* _MATERIALS PROVIDED_:
>>>>>

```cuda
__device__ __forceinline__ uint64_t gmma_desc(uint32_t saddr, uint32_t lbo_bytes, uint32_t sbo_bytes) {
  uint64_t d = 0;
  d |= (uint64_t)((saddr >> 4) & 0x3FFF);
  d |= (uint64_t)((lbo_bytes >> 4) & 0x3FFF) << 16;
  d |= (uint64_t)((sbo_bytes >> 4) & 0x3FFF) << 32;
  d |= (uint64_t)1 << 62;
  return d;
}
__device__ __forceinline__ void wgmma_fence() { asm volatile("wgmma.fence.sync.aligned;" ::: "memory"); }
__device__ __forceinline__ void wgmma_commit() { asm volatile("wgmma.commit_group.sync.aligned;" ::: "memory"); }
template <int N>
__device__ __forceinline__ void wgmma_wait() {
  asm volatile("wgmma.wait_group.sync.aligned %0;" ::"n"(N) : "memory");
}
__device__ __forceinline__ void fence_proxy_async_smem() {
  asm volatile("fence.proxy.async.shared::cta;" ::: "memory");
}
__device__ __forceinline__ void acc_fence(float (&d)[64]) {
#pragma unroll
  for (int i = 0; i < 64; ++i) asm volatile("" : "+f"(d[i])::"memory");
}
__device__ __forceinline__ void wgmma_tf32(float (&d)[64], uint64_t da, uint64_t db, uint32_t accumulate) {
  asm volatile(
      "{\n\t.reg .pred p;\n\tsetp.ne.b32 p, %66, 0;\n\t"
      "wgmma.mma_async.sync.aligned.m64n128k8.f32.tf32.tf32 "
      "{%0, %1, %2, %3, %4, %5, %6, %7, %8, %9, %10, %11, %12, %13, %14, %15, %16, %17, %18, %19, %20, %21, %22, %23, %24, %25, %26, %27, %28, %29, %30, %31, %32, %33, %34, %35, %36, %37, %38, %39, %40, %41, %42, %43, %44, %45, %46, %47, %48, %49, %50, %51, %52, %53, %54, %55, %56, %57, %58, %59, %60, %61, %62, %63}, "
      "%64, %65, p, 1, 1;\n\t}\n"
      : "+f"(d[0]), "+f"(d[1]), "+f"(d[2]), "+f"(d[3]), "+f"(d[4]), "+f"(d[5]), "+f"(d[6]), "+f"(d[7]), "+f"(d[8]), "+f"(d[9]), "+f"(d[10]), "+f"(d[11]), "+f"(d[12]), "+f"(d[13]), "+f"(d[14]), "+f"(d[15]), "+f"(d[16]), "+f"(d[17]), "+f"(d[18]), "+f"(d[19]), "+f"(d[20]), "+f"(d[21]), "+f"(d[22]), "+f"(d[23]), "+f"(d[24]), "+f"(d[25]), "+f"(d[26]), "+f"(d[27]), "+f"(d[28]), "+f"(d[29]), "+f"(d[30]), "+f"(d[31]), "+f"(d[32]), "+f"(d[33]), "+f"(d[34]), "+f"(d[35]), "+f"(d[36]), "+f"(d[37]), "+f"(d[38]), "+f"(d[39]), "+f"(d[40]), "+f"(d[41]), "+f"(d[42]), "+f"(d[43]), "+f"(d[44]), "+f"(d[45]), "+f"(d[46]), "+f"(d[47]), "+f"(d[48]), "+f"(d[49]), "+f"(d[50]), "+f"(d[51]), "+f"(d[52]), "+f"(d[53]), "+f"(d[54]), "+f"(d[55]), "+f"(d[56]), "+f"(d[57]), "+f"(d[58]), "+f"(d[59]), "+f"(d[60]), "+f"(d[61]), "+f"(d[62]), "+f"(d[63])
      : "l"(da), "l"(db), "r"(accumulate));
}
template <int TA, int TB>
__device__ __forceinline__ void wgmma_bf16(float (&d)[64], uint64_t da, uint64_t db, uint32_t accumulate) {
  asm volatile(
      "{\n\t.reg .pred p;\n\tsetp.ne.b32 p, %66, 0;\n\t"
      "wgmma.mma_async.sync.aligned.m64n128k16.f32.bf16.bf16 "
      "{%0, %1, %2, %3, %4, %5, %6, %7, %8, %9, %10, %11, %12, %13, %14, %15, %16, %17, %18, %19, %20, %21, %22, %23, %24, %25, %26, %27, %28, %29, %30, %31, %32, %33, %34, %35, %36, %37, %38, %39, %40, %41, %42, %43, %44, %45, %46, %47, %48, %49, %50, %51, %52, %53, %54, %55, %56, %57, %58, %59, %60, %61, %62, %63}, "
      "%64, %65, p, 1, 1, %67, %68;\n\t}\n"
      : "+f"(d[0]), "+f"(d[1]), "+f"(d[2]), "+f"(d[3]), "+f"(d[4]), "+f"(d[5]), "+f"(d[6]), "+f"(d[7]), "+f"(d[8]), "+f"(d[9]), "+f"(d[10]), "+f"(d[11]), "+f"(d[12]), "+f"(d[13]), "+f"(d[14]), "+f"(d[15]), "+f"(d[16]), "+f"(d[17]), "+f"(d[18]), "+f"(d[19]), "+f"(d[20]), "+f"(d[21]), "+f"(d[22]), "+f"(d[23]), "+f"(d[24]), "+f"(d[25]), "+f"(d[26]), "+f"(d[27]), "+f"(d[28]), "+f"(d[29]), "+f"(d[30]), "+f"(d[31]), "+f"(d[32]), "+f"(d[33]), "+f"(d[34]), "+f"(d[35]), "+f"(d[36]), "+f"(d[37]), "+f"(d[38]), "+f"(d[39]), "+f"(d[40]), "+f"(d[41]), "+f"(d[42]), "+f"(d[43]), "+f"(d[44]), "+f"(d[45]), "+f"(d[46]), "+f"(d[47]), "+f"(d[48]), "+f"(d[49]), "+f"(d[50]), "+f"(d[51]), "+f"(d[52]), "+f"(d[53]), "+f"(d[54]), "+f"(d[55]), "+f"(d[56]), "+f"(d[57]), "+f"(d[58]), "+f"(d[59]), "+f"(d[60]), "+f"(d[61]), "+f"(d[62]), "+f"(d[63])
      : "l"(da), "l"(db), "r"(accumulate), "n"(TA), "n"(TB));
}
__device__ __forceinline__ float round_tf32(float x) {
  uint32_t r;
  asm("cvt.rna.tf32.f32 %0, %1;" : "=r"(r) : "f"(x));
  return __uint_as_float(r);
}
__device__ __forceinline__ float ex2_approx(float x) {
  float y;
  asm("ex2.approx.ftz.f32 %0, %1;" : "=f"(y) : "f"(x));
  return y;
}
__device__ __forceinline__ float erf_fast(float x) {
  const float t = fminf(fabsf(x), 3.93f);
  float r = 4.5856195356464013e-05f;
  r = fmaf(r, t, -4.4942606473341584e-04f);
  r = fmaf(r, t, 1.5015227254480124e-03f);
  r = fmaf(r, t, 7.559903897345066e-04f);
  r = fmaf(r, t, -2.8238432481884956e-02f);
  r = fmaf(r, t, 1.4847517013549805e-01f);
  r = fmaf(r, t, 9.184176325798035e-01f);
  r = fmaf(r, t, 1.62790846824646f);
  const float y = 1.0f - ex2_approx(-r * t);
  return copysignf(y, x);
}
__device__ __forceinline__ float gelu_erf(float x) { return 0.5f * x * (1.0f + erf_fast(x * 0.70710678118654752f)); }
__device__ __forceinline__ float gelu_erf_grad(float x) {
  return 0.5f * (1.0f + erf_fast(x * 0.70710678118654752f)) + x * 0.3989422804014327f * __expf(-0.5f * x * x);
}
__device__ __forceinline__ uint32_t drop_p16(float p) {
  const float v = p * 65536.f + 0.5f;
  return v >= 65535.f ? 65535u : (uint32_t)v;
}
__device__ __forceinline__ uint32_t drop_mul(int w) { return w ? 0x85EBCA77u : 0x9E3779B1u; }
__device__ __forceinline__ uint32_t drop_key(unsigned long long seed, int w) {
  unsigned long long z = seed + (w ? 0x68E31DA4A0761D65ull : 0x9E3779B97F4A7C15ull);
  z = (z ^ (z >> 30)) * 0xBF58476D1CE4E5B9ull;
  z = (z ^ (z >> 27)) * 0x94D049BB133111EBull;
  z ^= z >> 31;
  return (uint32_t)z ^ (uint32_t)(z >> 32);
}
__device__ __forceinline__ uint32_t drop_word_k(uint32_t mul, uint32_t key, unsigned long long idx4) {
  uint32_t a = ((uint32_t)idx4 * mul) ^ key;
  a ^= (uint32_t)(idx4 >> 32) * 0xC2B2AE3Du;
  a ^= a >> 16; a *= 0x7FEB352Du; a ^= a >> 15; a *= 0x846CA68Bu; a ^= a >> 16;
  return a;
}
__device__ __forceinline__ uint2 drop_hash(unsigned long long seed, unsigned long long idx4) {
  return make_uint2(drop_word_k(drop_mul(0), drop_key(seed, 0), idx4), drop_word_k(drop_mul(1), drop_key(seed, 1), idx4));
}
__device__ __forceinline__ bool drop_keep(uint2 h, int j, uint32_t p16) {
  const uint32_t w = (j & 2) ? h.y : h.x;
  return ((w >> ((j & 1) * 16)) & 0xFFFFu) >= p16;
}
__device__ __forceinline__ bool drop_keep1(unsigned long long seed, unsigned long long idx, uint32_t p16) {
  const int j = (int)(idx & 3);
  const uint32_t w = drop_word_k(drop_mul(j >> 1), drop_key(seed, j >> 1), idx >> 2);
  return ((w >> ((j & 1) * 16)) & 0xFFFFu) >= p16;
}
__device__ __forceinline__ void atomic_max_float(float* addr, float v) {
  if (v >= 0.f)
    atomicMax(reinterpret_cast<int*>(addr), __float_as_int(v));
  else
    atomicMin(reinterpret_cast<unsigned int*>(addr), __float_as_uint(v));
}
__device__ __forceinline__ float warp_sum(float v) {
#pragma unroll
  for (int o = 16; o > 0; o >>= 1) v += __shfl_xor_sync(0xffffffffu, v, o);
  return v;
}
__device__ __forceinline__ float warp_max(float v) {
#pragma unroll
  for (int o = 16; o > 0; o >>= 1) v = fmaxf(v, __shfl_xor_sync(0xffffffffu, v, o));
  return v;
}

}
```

<<<<<

* _ABOUT THIS EXERCISE_:
Each line of the material that has the word "saddr" belongs in the answer.

* _RESULT OF THIS EXERCISE_:
__device__ __forceinline__ uint64_t gmma_desc(uint32_t saddr, uint32_t lbo_bytes, uint32_t sbo_bytes) {
  d |= (uint64_t)((saddr >> 4) & 0x3FFF);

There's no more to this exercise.